Work order = Output nothing but the lines from the first line of the entries to the line with "uint4 pos4[8 * 16];", inclusive, exactly as they read.

[Stored items]
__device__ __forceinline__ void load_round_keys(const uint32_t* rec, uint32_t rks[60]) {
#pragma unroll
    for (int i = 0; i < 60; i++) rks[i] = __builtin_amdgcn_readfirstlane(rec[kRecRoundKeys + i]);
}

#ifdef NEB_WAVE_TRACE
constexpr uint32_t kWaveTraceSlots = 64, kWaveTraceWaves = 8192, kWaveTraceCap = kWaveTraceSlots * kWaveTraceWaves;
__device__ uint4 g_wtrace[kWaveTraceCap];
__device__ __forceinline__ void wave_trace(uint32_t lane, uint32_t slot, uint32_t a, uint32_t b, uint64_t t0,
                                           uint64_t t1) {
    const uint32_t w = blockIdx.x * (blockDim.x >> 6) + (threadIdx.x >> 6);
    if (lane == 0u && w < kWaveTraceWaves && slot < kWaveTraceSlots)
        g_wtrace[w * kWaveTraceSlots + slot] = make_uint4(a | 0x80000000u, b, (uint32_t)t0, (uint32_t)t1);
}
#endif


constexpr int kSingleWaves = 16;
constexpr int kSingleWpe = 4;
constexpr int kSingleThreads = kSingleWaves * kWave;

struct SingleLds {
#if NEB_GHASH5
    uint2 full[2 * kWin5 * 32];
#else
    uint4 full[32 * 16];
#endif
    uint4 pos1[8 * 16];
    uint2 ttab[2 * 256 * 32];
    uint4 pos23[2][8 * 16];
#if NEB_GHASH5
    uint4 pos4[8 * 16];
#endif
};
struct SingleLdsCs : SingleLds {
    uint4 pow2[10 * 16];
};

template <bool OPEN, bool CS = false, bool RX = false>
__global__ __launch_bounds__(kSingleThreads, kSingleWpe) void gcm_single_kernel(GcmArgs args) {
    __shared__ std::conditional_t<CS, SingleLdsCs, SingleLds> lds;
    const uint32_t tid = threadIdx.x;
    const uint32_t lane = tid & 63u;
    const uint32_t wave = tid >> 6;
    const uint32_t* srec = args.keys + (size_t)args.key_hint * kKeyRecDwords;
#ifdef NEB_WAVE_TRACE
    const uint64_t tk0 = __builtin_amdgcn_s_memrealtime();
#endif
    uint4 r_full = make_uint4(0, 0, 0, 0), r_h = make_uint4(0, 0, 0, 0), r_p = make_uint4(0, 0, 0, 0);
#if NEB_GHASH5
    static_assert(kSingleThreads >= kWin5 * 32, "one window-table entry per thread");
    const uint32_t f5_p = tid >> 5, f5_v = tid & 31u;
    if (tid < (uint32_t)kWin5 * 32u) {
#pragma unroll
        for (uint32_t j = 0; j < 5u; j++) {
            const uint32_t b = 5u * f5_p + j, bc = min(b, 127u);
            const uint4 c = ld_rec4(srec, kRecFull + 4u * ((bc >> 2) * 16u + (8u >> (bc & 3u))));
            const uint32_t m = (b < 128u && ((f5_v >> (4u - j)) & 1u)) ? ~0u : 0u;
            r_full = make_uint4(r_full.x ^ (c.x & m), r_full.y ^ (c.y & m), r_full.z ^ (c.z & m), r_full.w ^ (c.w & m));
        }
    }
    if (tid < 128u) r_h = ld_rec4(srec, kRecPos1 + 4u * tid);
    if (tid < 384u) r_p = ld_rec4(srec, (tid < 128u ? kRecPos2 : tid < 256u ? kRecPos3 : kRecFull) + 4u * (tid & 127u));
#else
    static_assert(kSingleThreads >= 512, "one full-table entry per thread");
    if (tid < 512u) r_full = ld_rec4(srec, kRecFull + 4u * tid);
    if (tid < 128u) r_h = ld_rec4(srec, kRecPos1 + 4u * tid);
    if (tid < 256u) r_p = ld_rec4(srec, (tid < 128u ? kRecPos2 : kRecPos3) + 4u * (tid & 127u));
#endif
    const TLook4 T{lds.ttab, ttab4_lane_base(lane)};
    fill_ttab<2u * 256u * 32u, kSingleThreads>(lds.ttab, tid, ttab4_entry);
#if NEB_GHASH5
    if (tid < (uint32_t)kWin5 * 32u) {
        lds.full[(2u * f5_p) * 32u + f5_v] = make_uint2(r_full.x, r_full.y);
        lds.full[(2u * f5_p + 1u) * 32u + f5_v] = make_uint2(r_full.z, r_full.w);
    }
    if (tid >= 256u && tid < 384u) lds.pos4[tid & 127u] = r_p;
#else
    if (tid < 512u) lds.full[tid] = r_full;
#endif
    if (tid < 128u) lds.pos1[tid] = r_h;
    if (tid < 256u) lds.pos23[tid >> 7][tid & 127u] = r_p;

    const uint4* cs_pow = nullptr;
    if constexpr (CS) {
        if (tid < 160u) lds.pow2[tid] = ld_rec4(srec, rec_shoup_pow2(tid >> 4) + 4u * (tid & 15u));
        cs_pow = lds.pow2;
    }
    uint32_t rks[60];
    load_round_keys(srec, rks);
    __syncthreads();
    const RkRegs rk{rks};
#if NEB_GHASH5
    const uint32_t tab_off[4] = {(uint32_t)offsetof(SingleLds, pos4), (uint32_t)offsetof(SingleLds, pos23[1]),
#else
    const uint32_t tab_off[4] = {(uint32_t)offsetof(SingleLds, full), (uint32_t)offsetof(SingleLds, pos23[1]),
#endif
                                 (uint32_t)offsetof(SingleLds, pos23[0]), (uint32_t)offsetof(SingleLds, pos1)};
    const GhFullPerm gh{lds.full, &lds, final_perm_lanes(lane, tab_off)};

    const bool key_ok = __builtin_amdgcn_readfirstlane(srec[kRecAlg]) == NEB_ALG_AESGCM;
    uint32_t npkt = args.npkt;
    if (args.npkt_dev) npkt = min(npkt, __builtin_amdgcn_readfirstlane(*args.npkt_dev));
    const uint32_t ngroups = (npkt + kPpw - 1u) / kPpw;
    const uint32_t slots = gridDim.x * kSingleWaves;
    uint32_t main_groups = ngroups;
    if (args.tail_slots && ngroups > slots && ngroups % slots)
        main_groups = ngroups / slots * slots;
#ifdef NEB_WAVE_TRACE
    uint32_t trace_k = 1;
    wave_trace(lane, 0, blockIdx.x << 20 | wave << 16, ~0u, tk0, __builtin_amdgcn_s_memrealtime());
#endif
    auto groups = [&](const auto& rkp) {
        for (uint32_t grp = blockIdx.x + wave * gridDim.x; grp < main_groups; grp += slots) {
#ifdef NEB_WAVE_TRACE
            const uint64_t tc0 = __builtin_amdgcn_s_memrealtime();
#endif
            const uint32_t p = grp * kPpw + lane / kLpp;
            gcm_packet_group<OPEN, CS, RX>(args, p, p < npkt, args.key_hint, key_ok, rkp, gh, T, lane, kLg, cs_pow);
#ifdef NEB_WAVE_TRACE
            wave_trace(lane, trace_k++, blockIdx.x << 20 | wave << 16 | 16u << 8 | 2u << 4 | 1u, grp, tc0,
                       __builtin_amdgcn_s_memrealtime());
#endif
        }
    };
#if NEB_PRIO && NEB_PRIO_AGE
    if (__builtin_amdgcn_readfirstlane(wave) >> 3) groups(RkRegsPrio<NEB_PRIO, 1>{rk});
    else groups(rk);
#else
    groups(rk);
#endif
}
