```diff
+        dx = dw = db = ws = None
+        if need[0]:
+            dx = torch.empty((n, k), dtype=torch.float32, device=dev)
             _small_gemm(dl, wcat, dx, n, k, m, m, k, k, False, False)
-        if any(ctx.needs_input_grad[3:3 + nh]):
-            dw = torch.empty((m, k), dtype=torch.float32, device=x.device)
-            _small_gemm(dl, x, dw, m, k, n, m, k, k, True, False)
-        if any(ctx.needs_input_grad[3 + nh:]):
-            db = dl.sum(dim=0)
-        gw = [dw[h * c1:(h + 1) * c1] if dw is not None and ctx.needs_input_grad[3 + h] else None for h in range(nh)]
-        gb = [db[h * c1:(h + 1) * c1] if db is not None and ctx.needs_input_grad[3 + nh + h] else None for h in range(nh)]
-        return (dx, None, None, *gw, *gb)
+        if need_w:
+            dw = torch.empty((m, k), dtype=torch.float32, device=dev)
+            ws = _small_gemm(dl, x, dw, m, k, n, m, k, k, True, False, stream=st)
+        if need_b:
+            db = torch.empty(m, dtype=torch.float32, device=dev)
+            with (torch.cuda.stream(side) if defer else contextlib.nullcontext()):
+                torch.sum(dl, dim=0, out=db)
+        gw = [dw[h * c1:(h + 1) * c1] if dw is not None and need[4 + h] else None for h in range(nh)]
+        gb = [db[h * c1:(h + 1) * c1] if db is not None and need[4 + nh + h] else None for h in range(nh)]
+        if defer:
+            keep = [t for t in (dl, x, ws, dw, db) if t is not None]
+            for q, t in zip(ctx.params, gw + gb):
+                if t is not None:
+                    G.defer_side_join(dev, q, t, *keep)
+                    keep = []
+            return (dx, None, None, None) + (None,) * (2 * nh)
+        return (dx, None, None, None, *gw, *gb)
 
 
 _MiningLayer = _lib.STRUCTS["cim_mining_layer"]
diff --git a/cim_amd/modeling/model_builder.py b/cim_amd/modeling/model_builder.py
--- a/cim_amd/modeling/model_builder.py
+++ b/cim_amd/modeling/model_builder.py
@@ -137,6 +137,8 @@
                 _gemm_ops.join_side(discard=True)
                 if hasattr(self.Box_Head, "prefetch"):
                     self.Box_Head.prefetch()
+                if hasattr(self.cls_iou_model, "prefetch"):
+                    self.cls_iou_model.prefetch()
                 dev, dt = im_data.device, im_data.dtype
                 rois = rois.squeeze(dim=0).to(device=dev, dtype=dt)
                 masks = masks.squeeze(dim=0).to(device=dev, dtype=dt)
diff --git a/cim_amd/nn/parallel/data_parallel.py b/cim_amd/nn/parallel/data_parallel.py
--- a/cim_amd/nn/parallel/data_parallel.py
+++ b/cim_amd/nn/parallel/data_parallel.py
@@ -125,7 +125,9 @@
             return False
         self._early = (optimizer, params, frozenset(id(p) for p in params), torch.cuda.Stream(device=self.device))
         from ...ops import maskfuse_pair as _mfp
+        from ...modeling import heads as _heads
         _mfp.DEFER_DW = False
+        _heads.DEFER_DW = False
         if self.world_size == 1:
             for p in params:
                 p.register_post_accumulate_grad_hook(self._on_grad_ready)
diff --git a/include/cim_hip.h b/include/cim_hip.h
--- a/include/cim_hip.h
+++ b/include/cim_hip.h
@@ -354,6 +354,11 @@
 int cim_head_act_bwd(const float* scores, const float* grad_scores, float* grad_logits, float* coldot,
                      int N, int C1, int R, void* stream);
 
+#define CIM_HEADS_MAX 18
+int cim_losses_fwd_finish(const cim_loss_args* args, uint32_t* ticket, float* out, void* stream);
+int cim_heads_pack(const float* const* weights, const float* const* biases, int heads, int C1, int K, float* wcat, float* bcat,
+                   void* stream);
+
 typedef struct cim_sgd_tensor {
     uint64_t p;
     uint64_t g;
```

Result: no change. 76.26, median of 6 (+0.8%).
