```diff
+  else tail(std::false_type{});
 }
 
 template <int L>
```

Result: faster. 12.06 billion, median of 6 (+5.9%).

Finished exercise =
__device__ __forceinline__ void load_round_keys(const uint32_t* rec, uint32_t rks[60]) {
#pragma unroll
    for (int i = 0; i < 60; i++) rks[i] = __builtin_amdgcn_readfirstlane(rec[kRecRoundKeys + i]);
}

#ifdef NEB_WAVE_TRACE
constexpr uint32_t kWaveTraceSlots = 64, kWaveTraceWaves = 8192, kWaveTraceCap = kWaveTraceSlots * kWaveTraceWaves;
__device__ uint4 g_wtrace[kWaveTraceCap];
__device__ __forceinline__ void wave_trace(uint32_t lane, uint32_t slot, uint32_t a, uint32_t b, uint64_t t0,
                                           uint64_t t1) {
    const uint32_t w = blockIdx.x * (blockDim.x >> 6) + (threadIdx.x >> 6);
    if (lane == 0u && w < kWaveTraceWaves && slot < kWaveTraceSlots)
        g_wtrace[w * kWaveTraceSlots + slot] = make_uint4(a | 0x80000000u, b, (uint32_t)t0, (uint32_t)t1);
}
#endif


constexpr int kSingleWaves = 16;
constexpr int kSingleWpe = 4;
constexpr int kSingleThreads = kSingleWaves * kWave;

struct SingleLds {
#if NEB_GHASH5
    uint2 full[2 * kWin5 * 32];
#else
    uint4 full[32 * 16];
#endif
    uint4 pos1[8 * 16];
    uint2 ttab[2 * 256 * 32];
    uint4 pos23[2][8 * 16];
#if NEB_GHASH5
    uint4 pos4[8 * 16];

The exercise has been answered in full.